Anyone here know if such a company exists? Perhaps this same company will be interested in carrying on the manufacturing of hardware like the Raspberry Pi once that becomes "obsolete".

Cheers,


----------



## aragats (May 13, 2016)

There are probably a few places selling motherboards, e.g.:
http://www.ibt.ca/v2/industrialboard/lsm.html
http://www.supermicro.com/products/motherboard/P3/
However, the problem could be the CPU chips themselves, you can still find used ones, but not sure about new.


----------



## zspider (May 14, 2016)

I agree with this idea, but you would have to find someone willing to part with the technology. Though I would love it if there was a supply of new SGI Octane parts coming.

Although it is expensive the Talos Secure Workstation that uses POWER, might be a more likely consideration.


----------



## forquare (May 14, 2016)

I'm not sure how complete it is, but I suppose if you picked up something _like_ OpenSparc then all you would need is a fabricator…


----------



## kpedersen (May 17, 2016)

Hmm, yeah, one day it would be really great if the tools were readily available for everyone to fabricate your own chips based on specs like SPARC and POWER.

It really seems to be necessary since even very basic but popular hardware like the Raspberry PI A+ is extremely hard to track down from within the UK nowadays which seems to completely go against what so called "open" hardware is for. Everyone has moved onto the Raspberry PI 3 even though it kinda tries to solve a different problem. (Note that I have very little interest in the Raspberry PI, its just an good example of non-intel hardware that people can actually buy).


----------



## sossego (May 20, 2016)

In the presentation of the hypothesis, you must be certain that your observation has been from different co-ordinates on a geological, metaphysical, and social scales. That the application of such a device would be designed  such that the processor and instructions near perfectly fit the utilization of the computational device, would be the same as to reason the average person has enough sense to tell the difference between his arse and a hole in the ground is quite preposterous.

People don't care and they make assumptions for their mistakes.  The standard person will just follow the herd without questioning the beginnings and reasons for any actions. 
The same attitude exists within the community of developers:: It is not those who have the abilities to create; but, those who have the ability to purchase such items. Therefore, the flow and development is dragged along by the purse strings of the investors.

In the case of the Raspberry PI, people wanted something different.

I digress a bit here.


----------



## SirDice (Jun 1, 2016)

kpedersen said:


> I.e if I really needed to run Microsoft Money 97 or Lotus-123, rather than emulation, I could just buy one of these brand new machines and run the software natively and bug free (for software at that time .


The hardware is, in most cases, not the problem. If virtualization can't do it, emulation usually can. The problem is the dependency of the software on old operating systems.


----------



## kpedersen (Jun 1, 2016)

SirDice said:


> The hardware is, in most cases, not the problem. If virtualization can't do it, emulation usually can. The problem is the dependency of the software on old operating systems.

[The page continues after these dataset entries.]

template <int NFFT, int B, int M>
CA_DEV void fft_radix3(int2 *x, const u32 *tw, int lane)
{
    constexpr int G = NFFT / (3 * M);
    constexpr int TWS = G * (480 / NFFT);
    constexpr int CNT = B * NFFT / 3;
    constexpr int SW = (NFFT == 480 && B == 1) ? 0 : 1;
    constexpr i32 EPI3 = -28378;
    lane = fft_lane(lane);
    CA_FFT_ROLLED
    for (int idx = lane; idx < CNT; idx += LANES) {
        int blk = idx / (G * M), r = idx % (G * M);
        int g = r / M, j = r % M;
        const int e = blk * NFFT + g * 3 * M + j;
        int m[3];
        fft_members<SW, 3, M>(e, m);
        int2 *f0p = x + m[0], *f1p = x + m[1], *f2p = x + m[2];
        cpx f0 = ld(f0p);
        cpx a = c_mul(ld(f1p), tw[j * TWS]);
        cpx b = c_mul(ld(f2p), tw[2 * j * TWS]);
        cpx s3 = c_add(a, b);
        cpx s0 = c_sub(a, b);
        cpx f1{sub32(f0.r, s3.r >> 1), sub32(f0.i, s3.i >> 1)};
        s0.r = CA_SMUL(s0.r, EPI3);
        s0.i = CA_SMUL(s0.i, EPI3);
        st(f0p, c_add(f0, s3));
        st(f2p, cpx{add32(f1.r, s0.i), sub32(f1.i, s0.r)});
        st(f1p, cpx{sub32(f1.r, s0.i), add32(f1.i, s0.r)});
    }
}

template <int NFFT, int B, int M>
CA_DEV void fft_radix5(int2 *x, const u32 *tw, int lane)
{
    constexpr int G = NFFT / (5 * M);
    constexpr int TWS = G * (480 / NFFT);
    constexpr int CNT = B * NFFT / 5;
    constexpr int SW = (NFFT == 480 && B == 1) ? 0 : 1;
    constexpr i32 YAR = 10126, YAI = -31164, YBR = -26510, YBI = -19261;
    lane = fft_lane(lane);
    CA_FFT_ROLLED
    for (int idx = lane; idx < CNT; idx += LANES) {
        int blk = idx / (G * M), r = idx % (G * M);
        int g = r / M, u = r % M;
        const int e = blk * NFFT + g * 5 * M + u;
        int m[5];
        fft_members<SW, 5, M>(e, m);
        int2 *f0p = x + m[0], *f1p = x + m[1], *f2p = x + m[2], *f3p = x + m[3], *f4p = x + m[4];
        cpx s0 = ld(f0p);
        cpx s1 = c_mul(ld(f1p), tw[u * TWS]);
        cpx s2 = c_mul(ld(f2p), tw[2 * u * TWS]);
        cpx s3 = c_mul(ld(f3p), tw[3 * u * TWS]);
        cpx s4 = c_mul(ld(f4p), tw[4 * u * TWS]);
        cpx s7 = c_add(s1, s4), s10 = c_sub(s1, s4);
        cpx s8 = c_add(s2, s3), s9 = c_sub(s2, s3);
        st(f0p, cpx{add32(s0.r, add32(s7.r, s8.r)), add32(s0.i, add32(s7.i, s8.i))});
        cpx s5, s6, s11, s12;
        s5.r = add32(add32(s0.r, CA_SMUL(s7.r, YAR)), CA_SMUL(s8.r, YBR));
        s5.i = add32(add32(s0.i, CA_SMUL(s7.i, YAR)), CA_SMUL(s8.i, YBR));
        s6.r = add32(CA_SMUL(s10.i, YAI), CA_SMUL(s9.i, YBI));
        s6.i = sub32(neg32(CA_SMUL(s10.r, YAI)), CA_SMUL(s9.r, YBI));
        st(f1p, c_sub(s5, s6));
        st(f4p, c_add(s5, s6));
        s11.r = add32(add32(s0.r, CA_SMUL(s7.r, YBR)), CA_SMUL(s8.r, YAR));
        s11.i = add32(add32(s0.i, CA_SMUL(s7.i, YBR)), CA_SMUL(s8.i, YAR));
        s12.r = add32(neg32(CA_SMUL(s10.i, YBI)), CA_SMUL(s9.i, YAI));
        s12.i = sub32(CA_SMUL(s10.r, YBI), CA_SMUL(s9.r, YAI));
        st(f2p, c_add(s11, s12));
        st(f3p, c_sub(s11, s12));
    }
}

template <int SHIFT, int B> CA_DEV int fft_at(int e) { return fsw<(SHIFT == 0 && B == 1) ? 0 : 1>(e); }
template <int SHIFT, int B> CA_DEV void fft_put(int2 *x, int e, cpx v) { st(x + fft_at<SHIFT, B>(e), v); }
template <int SHIFT, int B> CA_DEV cpx fft_get(const int2 *x, int e) { return ld(x + fft_at<SHIFT, B>(e)); }

template <int SHIFT, int B>
CA_DEV void fft_wave(int2 *x, const u32 *tw, int lane)
{
    constexpr int NFFT = 480 >> SHIFT;
    if constexpr (SHIFT == 0 && B == 1) {
        fft_first8<0>(x, lane);                 wave_sync();
        fft_radix4<NFFT, B, 8>(x, tw, lane);    wave_sync();
        fft_radix3<NFFT, B, 32>(x, tw, lane);   wave_sync();
        fft_radix5<NFFT, B, 96>(x, tw, lane);   wave_sync();
        return;
    }
    fft_radix4_first<NFFT, B>(x, lane);
    wave_sync();
    if constexpr (SHIFT == 0) {
        fft_radix2_m4<NFFT, B>(x, lane);        wave_sync();
        fft_radix4<NFFT, B, 8>(x, tw, lane);    wave_sync();
        fft_radix3<NFFT, B, 32>(x, tw, lane);   wave_sync();
        fft_radix5<NFFT, B, 96>(x, tw, lane);   wave_sync();
    } else if constexpr (SHIFT == 1) {
        fft_radix4<NFFT, B, 4>(x, tw, lane);    wave_sync();
        fft_radix3<NFFT, B, 16>(x, tw, lane);   wave_sync();
        fft_radix5<NFFT, B, 48>(x, tw, lane);   wave_sync();
    } else if constexpr (SHIFT == 2) {
        fft_radix2_m4<NFFT, B>(x, lane);        wave_sync();
        fft_radix3<NFFT, B, 8>(x, tw, lane);    wave_sync();
        fft_radix5<NFFT, B, 24>(x, tw, lane);   wave_sync();
    } else {
        fft_radix3<NFFT, B, 4>(x, tw, lane);    wave_sync();
        fft_radix5<NFFT, B, 12>(x, tw, lane);   wave_sync();
    }
}

template <int SHIFT>
CA_DEV cpx mdct_fwd_pre(const i32 *in, int i, const MdctTab &T)
{
    constexpr int N2 = 960 >> SHIFT, N4 = N2 / 2;
    constexpr int OV = 120, OV2 = 60, Q = 30;
    constexpr int SCALE_SHIFT = (8 - SHIFT) - 1;
    const int a = OV2 + 2 * i, b = N2 - 1 + OV2 - 2 * i;
    i32 re, im;
    if (i < Q) {
        i32 w1 = T.window[OV2 + 2 * i], w2 = T.window[OV2 - 1 - 2 * i];
        re = add32(mul16_32_q15(w2, in[a + N2]), mul16_32_q15(w1, in[b]));
        im = sub32(mul16_32_q15(w1, in[a]), mul16_32_q15(w2, in[b - N2]));
    } else if (i < N4 - Q) {
        re = in[b];
        im = in[a];
    } else {
        int k = i - (N4 - Q);
        i32 w1 = T.window[2 * k], w2 = T.window[OV - 1 - 2 * k];
        re = add32(neg32(mul16_32_q15(w1, in[a - N2])), mul16_32_q15(w2, in[b]));
        im = add32(mul16_32_q15(w2, in[a]), mul16_32_q15(w1, in[b + N2]));
    }
    u32 t = T.trig[i];
    i32 t0 = lo16(t), t1 = hi16(t);
    i32 yr = sub32(CA_SMUL(re, t0), CA_SMUL(im, t1));
    i32 yi = add32(CA_SMUL(im, t0), CA_SMUL(re, t1));
    return cpx{pshr32(mul16_32_q16(17476, yr), SCALE_SHIFT), pshr32(mul16_32_q16(17476, yi), SCALE_SHIFT)};
}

I am not sure that the computers of tomorrow will be able to run old operating systems via virtualization or emulation. I think that we will very much be using locked down low powered DRM infested "thin clients" and be expected to stream all of our  consumer software from big greedy service providers.

Dependency on old operating systems isn't such an issue. After all, any OS becomes obsolete one day and it is surely impossible to keep porting a software suite to newer OSes indefinitely (i.e porting a sizable GTK+ application to something like iOS and cocoa is a massive undertaking as it is). There has to be a cut off. I try to see running something like Windows 2000 in QEMU, the same as running a Java 1.6 VM. The difference being that QEMU is *currently* a lot easier to port to existing platforms.


----------



## SirDice (Jun 2, 2016)

Sure, there's a big shift towards locked down systems but as long as there are people like us there will be things to tinker with 

At least that's what I hope. And the sheer number of development boards you can get these days definitely helps. I really wished something like the Arduino or the Raspberry Pi existed when I started with computers (around 30+ years ago).


----------



## kpedersen (Jun 2, 2016)

SirDice said:


> Sure, there's a big shift towards locked down systems but as long as there are people like us there will be things to tinker with


I do hope so. Then I can take off my tinfoil hat 



SirDice said:


> I really wished something like the Arduino or the Raspberry Pi existed when I started with computers.


Agreed, I honestly don't know why it has taken so damn long for something like this to come around? It makes no sense. Even a company who produces the raw boards for the old ZX Spectrum would have filled this gap to some extent but... nothing. I hope these won't disappear again (like the Spectrum and other hobby machines did).

What is quite cool is that other than software I don't want to run (i.e but am required to by work), machines like the Raspberry PI (1) or BeagleBone Black are "good enough" for my uses at home. So if computers did go to hell, it wouldn't affect me in the slightest so long as this kind of machinery is available. They just need to remain open!


----------



## fossette (Jun 16, 2016)

SirDice said:


> The hardware is, in most cases, not the problem. If virtualization can't do it, emulation usually can. The problem is the dependency of the software on old operating systems.


I agree with that too!  I run Apple ][ programs (OK! games!) in an emulator running under Windows 2000, which is a virtual machine running under FreeBSD.  So, not a problem!

The problem with hardware is that manufacturers must remain competitive and earn a profit.  They can't maintain a wide choice and be profitable at the same time.  So, they go with the demand of the day.  Unfortunately, we can't manufacture ICs ourselves.  We just buy what we can get.

Locked systems (software) tend to be unlocked legally or illegally somehow.  I question the long-term financial viability of that trend which, quite sadly, is starting.  kpedersen, your possible lockdown worst-case scenario would be defeated by 'revolt', i.e, there's-no-way-I'm-buying-that-crap attitude.  Free software like FreeBSD will be adapted to any new hardware (hacked if required), and those particular manufacturers will get the money.  It's that simple!

As for myself, I don't support anything like the Adobe Creative Suite or Microsoft Office subscription services.  You loose all your assets once your subscription lapse.  That's ridiculous.  I'll continue to use the old software I bought or collected.  They still work just fine!

Dominique.


----------